In 2002, he and his wife took custody of their 12-year-old great niece. However, she was returned to state custody three months after a violent episode with Hodgkinson.

According to court documents, the 2006 altercation took place after Hodgkinson tried to retrieve a 16-year-old girl believed to be his daughter from her friend's house.

The responding officer wrote in his report that the girl said Hodgkinson dragged her by her hair and beat her.

He then allegedly sliced into her seatbelt with a pocket knife and choked her as she tried to drive away.

Aimee Moreland, Hodgkinson's daughter's friend, told the Daily Beast that "he was really awful to [his daughter]" and that "he was always angry".

He also allegedly shot at Moreland's boyfriend with a 12-gauge shotgun and punched Moreland in the face.

Image caption,
Hodgkinson in a photo that was posted to his Facebook account

Hodgkinson was charged with multiple counts of domestic battery and aggravated discharge of a firearm, but after the victims failed to appear in court the charges were dismissed.

Ms Moreland told the Daily Beast that she missed court because of a mix-up on the dates.

"I tried to tell the court that this guy's crazy," she said. "That this is a big deal, but they didn't listen to me."

Hodgkinson's more recent criminal record in St Clair County, Illinois, shows many traffic violations, and a call made to police in March 2017 - potentially just days before he left for Virginia - complaining that Hodgkinson shot 50 rounds in a wooded area too close to residential homes.

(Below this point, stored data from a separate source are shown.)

template <int KS2, RowMap MAP, bool LOGP, bool HIDDEN = false>
__global__ void __launch_bounds__(PT_THREADS, 1) policy_tail_kernel(const PolicyTailArgs p) {
    static_assert(!HIDDEN || (MAP == RowMap::Identity && !LOGP), "the hidden form has no draw");
    constexpr int K0 = 32 * KS2;
    extern __shared__ __align__(16) char pt_smem[];

    const unsigned long long step = HIDDEN ? 0ull : *reinterpret_cast<volatile unsigned long long *>(p.counter);
    const TailSmem w = tail_weights_to_smem<K0, PT_THREADS>(pt_smem, p);
    __syncthreads();

    const int lane = threadIdx.x & 31, warp = threadIdx.x >> 5, g = lane >> 2, t = lane & 3;
    constexpr bool RANGED = MAP == RowMap::Rows || MAP == RowMap::Joint;
    using Row = typename std::conditional<RANGED, int, long long>::type;
    Row r_beg = 0, r_end = p.n_rows;
    if constexpr (RANGED) {
        r_beg = max(__ldg(p.range), 0);
        r_end = max((int)min((long long)__ldg(p.range + 1), p.n_rows), r_beg);
    }
    const Row n_tiles = (r_end - r_beg + 15) / 16;
    for (Row tile = (Row)blockIdx.x * (PT_THREADS / 32) + warp; tile < n_tiles; tile += (Row)gridDim.x * (PT_THREADS / 32)) {
        const Row r0 = r_beg + tile * 16 + g, r1 = r0 + 8;
        if constexpr (HIDDEN) {
            unsigned a[4][4];
// ... 12 lines not shown
        }
    }
    if constexpr (!HIDDEN) advance_step(p.counter, step);
}

constexpr int PT_MAX_MEMBERS = 64;
constexpr int PTG_THREADS = 384;

template <int KS2, bool LOGP, RowMap MAP = RowMap::Identity>
__global__ void __launch_bounds__(PTG_THREADS, 1) policy_tail_grouped_kernel(const PolicyTailArgs p) {
    static_assert(MAP == RowMap::Identity || (MAP == RowMap::Joint && LOGP), "the grouped forms: Identity, or Joint with logp");
    constexpr int K0 = 32 * KS2;
    extern __shared__ __align__(16) char pt_smem[];
    __shared__ int tile0[PT_MAX_MEMBERS + 1], rbeg[PT_MAX_MEMBERS], rend[PT_MAX_MEMBERS];

    const unsigned long long step = *reinterpret_cast<volatile unsigned long long *>(p.counter);
    if (threadIdx.x == 0) {
        int n = 0;
        for (int k = 0; k < p.n_members; k++) {
            const int lo = max(__ldg(p.offsets + k), 0), hi = max((int)min((long long)__ldg(p.offsets + k + 1), p.n_rows), lo);
            tile0[k] = n, rbeg[k] = lo, rend[k] = hi;
            n += (hi - lo + 15) / 16;
        }
        tile0[p.n_members] = n;
    }
    __syncthreads();
    const int total = tile0[p.n_members];
    const int t_lo = (int)((long long)blockIdx.x * total / gridDim.x), t_hi = (int)((long long)(blockIdx.x + 1) * total / gridDim.x);
    const int lane = threadIdx.x & 31, warp = threadIdx.x >> 5, g = lane >> 2, t = lane & 3;
    int tb = t_lo;
// ... 39 lines not shown
    cudaGetDevice(&dev);
    cudaDeviceGetAttribute(&n_sm, cudaDevAttrMultiProcessorCount, dev);
    const int threads = grouped ? PTG_THREADS : PT_THREADS;
    const size_t smem = tail_smem_bytes(k0, a.n_hidden) + 16;
    const long long n_tiles = (a.n_rows + 15) / 16 + (grouped ? a.n_members : 0), want = (n_tiles + threads / 32 - 1) / (threads / 32);
    const unsigned grid = (unsigned)(want < n_sm ? want : n_sm);
    PolicyTailKernel kern = nullptr;
#define OVC_PT_CASE(KS2) \
    case KS2: kern = policy_tail_pick<KS2>(map, a.logp, hid, grouped); break;
    switch (k0 / 32) {
        OVC_PT_CASE(1) OVC_PT_CASE(2) OVC_PT_CASE(3) OVC_PT_CASE(4) OVC_PT_CASE(5) OVC_PT_CASE(6) OVC_PT_CASE(7) OVC_PT_CASE(8)
    }
#undef OVC_PT_CASE
    cudaError_t e = cudaFuncSetAttribute(kern, cudaFuncAttributeMaxDynamicSharedMemorySize, (int)smem);
    if (e != cudaSuccess) return cuda_fail(e, grouped ? "policy_tail_grouped kernel attribute" : "policy_tail kernel attribute");
    kern<<<grid, threads, smem, st>>>(a);
    e = cudaGetLastError();
    if (e != cudaSuccess) return cuda_fail(e, grouped ? "policy_tail_grouped kernel launch" : "policy_tail kernel launch");
    return OVC_OK;
}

The police report says Hodgkinson had a valid licence for the hunting rifle and was not doing anything illegal.

Media caption,
Watch as baseball gunman opens fire

An acquaintance of Hodgkinson confirmed that he had campaigned for Mr Sanders during the election.

Mr Sanders, a Vermont senator, said he was "sickened by this despicable act" and condemned Hodgkinson's actions.

A Facebook account that appeared to belong to Hodgkinson was filled with anti-Republican and anti-Trump posts, as well as expressions of support for former Democratic presidential candidate Bernie Sanders (the page has since been removed).

On social media, Hodgkinson railed against Donald Trump, writing on Facebook, "you are Truly the Biggest A** Hole We Have Ever Had in the Oval Office" and calling Trump a "traitor".

He also belonged to many Facebook groups with names like "Terminate the Republican Party" and "Donald Trump is not my President".

Local media unearthed a 2012 photo of Hodgkinson protesting outside a downtown Belleville post office holding a sign that read, "Tax the Rich".

The Belleville-News Democrat also compiled his letters to the editor in 2012, when he railed against conservative tax policies and praised President Barack Obama.

"God bless the 99 percent," he concluded one letter.